Reproduce all of the data that follows, character for character.

▶ [DATASET CONTENT]
|---|

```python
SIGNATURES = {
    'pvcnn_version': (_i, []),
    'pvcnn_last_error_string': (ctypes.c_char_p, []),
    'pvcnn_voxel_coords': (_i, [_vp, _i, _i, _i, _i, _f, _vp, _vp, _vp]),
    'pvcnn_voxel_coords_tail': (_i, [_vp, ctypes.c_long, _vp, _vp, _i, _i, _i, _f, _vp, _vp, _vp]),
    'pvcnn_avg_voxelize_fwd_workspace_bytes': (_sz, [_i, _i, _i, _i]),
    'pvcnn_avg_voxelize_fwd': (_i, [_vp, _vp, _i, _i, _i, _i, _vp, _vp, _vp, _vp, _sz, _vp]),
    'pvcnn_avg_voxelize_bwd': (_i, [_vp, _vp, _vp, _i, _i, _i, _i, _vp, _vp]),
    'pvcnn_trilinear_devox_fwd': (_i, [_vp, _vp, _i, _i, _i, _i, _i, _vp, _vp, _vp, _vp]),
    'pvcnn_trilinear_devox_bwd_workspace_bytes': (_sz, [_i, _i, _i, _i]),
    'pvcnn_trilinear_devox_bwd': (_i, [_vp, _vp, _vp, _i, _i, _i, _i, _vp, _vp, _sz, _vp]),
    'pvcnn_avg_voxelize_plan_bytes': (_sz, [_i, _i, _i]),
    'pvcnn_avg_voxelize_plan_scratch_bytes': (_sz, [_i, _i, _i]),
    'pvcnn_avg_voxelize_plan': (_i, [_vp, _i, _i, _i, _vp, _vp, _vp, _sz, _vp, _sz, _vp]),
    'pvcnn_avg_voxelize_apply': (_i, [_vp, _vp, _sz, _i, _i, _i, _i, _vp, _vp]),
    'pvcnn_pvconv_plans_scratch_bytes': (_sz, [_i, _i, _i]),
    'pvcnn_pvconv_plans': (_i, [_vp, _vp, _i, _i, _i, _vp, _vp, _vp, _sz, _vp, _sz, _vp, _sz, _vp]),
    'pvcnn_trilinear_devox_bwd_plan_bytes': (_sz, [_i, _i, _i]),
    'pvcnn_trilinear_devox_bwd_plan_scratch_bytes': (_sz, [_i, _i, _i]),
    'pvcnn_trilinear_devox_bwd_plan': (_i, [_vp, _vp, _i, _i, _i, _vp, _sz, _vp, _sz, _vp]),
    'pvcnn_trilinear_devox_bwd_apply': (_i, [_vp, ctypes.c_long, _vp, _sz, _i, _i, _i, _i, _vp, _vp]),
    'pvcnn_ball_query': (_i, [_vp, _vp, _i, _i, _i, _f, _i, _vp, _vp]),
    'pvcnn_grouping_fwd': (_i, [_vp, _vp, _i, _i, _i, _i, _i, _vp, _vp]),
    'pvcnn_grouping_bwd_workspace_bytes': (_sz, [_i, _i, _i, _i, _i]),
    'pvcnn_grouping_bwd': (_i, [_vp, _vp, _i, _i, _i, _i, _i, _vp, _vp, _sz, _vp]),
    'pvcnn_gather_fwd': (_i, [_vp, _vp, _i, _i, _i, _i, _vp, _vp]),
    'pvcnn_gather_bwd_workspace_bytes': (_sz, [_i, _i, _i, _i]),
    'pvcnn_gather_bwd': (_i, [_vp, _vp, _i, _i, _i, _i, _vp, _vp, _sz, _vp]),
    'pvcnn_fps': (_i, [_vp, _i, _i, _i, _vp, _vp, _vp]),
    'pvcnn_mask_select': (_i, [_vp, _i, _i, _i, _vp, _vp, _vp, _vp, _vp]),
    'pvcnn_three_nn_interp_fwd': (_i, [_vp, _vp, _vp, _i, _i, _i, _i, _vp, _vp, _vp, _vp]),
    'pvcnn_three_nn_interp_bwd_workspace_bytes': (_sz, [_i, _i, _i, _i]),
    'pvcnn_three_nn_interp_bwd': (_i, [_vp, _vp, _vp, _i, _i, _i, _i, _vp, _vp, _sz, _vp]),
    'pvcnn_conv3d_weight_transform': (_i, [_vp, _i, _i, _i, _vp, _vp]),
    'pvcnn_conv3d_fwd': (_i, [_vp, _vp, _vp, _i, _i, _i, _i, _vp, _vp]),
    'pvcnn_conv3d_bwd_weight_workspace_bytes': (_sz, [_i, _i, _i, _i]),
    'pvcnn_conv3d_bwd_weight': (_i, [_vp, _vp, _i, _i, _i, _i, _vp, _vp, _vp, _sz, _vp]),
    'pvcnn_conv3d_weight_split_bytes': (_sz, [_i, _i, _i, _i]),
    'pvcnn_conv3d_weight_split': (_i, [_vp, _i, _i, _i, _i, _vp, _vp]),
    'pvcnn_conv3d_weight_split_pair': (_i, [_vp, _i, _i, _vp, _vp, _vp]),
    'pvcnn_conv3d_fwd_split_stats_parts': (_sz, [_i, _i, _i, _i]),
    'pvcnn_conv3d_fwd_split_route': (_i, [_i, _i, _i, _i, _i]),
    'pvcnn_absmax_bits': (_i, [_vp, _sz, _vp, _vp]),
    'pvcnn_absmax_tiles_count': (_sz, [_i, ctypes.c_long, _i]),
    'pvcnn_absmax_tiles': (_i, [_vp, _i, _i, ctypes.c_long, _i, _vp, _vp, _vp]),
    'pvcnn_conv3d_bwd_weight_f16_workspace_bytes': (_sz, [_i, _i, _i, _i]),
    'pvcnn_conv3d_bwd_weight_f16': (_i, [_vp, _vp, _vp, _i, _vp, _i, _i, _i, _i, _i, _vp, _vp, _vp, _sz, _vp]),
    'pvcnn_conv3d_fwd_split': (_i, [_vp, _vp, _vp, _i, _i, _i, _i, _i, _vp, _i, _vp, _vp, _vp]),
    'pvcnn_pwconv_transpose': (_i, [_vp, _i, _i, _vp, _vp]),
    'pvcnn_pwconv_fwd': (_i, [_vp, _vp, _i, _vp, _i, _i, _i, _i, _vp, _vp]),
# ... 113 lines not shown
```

|---|

▶ [SOLVED PROBLEM]
```python
SIGNATURES = {
    'pvcnn_version': (_i, []),
    'pvcnn_last_error_string': (ctypes.c_char_p, []),
    'pvcnn_voxel_coords': (_i, [_vp, _i, _i, _i, _i, _f, _vp, _vp, _vp]),
    'pvcnn_voxel_coords_tail': (_i, [_vp, ctypes.c_long, _vp, _vp, _i, _i, _i, _f, _vp, _vp, _vp]),
    'pvcnn_avg_voxelize_fwd_workspace_bytes': (_sz, [_i, _i, _i, _i]),
    'pvcnn_avg_voxelize_fwd': (_i, [_vp, _vp, _i, _i, _i, _i, _vp, _vp, _vp, _vp, _sz, _vp]),
    'pvcnn_avg_voxelize_bwd': (_i, [_vp, _vp, _vp, _i, _i, _i, _i, _vp, _vp]),
    'pvcnn_trilinear_devox_fwd': (_i, [_vp, _vp, _i, _i, _i, _i, _i, _vp, _vp, _vp, _vp]),
    'pvcnn_trilinear_devox_bwd_workspace_bytes': (_sz, [_i, _i, _i, _i]),
    'pvcnn_trilinear_devox_bwd': (_i, [_vp, _vp, _vp, _i, _i, _i, _i, _vp, _vp, _sz, _vp]),
    'pvcnn_avg_voxelize_plan_bytes': (_sz, [_i, _i, _i]),
    'pvcnn_avg_voxelize_plan_scratch_bytes': (_sz, [_i, _i, _i]),
    'pvcnn_avg_voxelize_plan': (_i, [_vp, _i, _i, _i, _vp, _vp, _vp, _sz, _vp, _sz, _vp]),
    'pvcnn_avg_voxelize_apply': (_i, [_vp, _vp, _sz, _i, _i, _i, _i, _vp, _vp]),
    'pvcnn_pvconv_plans_scratch_bytes': (_sz, [_i, _i, _i]),
    'pvcnn_pvconv_plans': (_i, [_vp, _vp, _i, _i, _i, _vp, _vp, _vp, _sz, _vp, _sz, _vp, _sz, _vp]),
    'pvcnn_trilinear_devox_bwd_plan_bytes': (_sz, [_i, _i, _i]),
    'pvcnn_trilinear_devox_bwd_plan_scratch_bytes': (_sz, [_i, _i, _i]),
    'pvcnn_trilinear_devox_bwd_plan': (_i, [_vp, _vp, _i, _i, _i, _vp, _sz, _vp, _sz, _vp]),
    'pvcnn_trilinear_devox_bwd_apply': (_i, [_vp, ctypes.c_long, _vp, _sz, _i, _i, _i, _i, _vp, _vp]),
    'pvcnn_ball_query': (_i, [_vp, _vp, _i, _i, _i, _f, _i, _vp, _vp]),
    'pvcnn_grouping_fwd': (_i, [_vp, _vp, _i, _i, _i, _i, _i, _vp, _vp]),
    'pvcnn_grouping_bwd_workspace_bytes': (_sz, [_i, _i, _i, _i, _i]),
    'pvcnn_grouping_bwd': (_i, [_vp, _vp, _i, _i, _i, _i, _i, _vp, _vp, _sz, _vp]),
    'pvcnn_gather_fwd': (_i, [_vp, _vp, _i, _i, _i, _i, _vp, _vp]),
    'pvcnn_gather_bwd_workspace_bytes': (_sz, [_i, _i, _i, _i]),
    'pvcnn_gather_bwd': (_i, [_vp, _vp, _i, _i, _i, _i, _vp, _vp, _sz, _vp]),
    'pvcnn_fps': (_i, [_vp, _i, _i, _i, _vp, _vp, _vp]),
    'pvcnn_mask_select': (_i, [_vp, _i, _i, _i, _vp, _vp, _vp, _vp, _vp]),
    'pvcnn_three_nn_interp_fwd': (_i, [_vp, _vp, _vp, _i, _i, _i, _i, _vp, _vp, _vp, _vp]),
    'pvcnn_three_nn_interp_bwd_workspace_bytes': (_sz, [_i, _i, _i, _i]),
    'pvcnn_three_nn_interp_bwd': (_i, [_vp, _vp, _vp, _i, _i, _i, _i, _vp, _vp, _sz, _vp]),
    'pvcnn_conv3d_weight_transform': (_i, [_vp, _i, _i, _i, _vp, _vp]),
    'pvcnn_conv3d_fwd': (_i, [_vp, _vp, _vp, _i, _i, _i, _i, _vp, _vp]),
    'pvcnn_conv3d_bwd_weight_workspace_bytes': (_sz, [_i, _i, _i, _i]),
    'pvcnn_conv3d_bwd_weight': (_i, [_vp, _vp, _i, _i, _i, _i, _vp, _vp, _vp, _sz, _vp]),
    'pvcnn_conv3d_weight_split_bytes': (_sz, [_i, _i, _i, _i]),
    'pvcnn_conv3d_weight_split': (_i, [_vp, _i, _i, _i, _i, _vp, _vp]),
    'pvcnn_conv3d_weight_split_pair': (_i, [_vp, _i, _i, _vp, _vp, _vp]),
    'pvcnn_conv3d_fwd_split_stats_parts': (_sz, [_i, _i, _i, _i]),
    'pvcnn_conv3d_fwd_split_route': (_i, [_i, _i, _i, _i, _i]),
    'pvcnn_absmax_bits': (_i, [_vp, _sz, _vp, _vp]),
    'pvcnn_absmax_tiles_count': (_sz, [_i, ctypes.c_long, _i]),
    'pvcnn_absmax_tiles': (_i, [_vp, _i, _i, ctypes.c_long, _i, _vp, _vp, _vp]),
    'pvcnn_conv3d_bwd_weight_f16_workspace_bytes': (_sz, [_i, _i, _i, _i]),
    'pvcnn_conv3d_bwd_weight_f16': (_i, [_vp, _vp, _vp, _i, _vp, _i, _i, _i, _i, _i, _vp, _vp, _vp, _sz, _vp]),
    'pvcnn_conv3d_fwd_split': (_i, [_vp, _vp, _vp, _i, _i, _i, _i, _i, _vp, _i, _vp, _vp, _vp]),
    'pvcnn_pwconv_transpose': (_i, [_vp, _i, _i, _vp, _vp]),
    'pvcnn_pwconv_fwd': (_i, [_vp, _vp, _i, _vp, _i, _i, _i, _i, _vp, _vp]),
# ... 113 lines not shown
```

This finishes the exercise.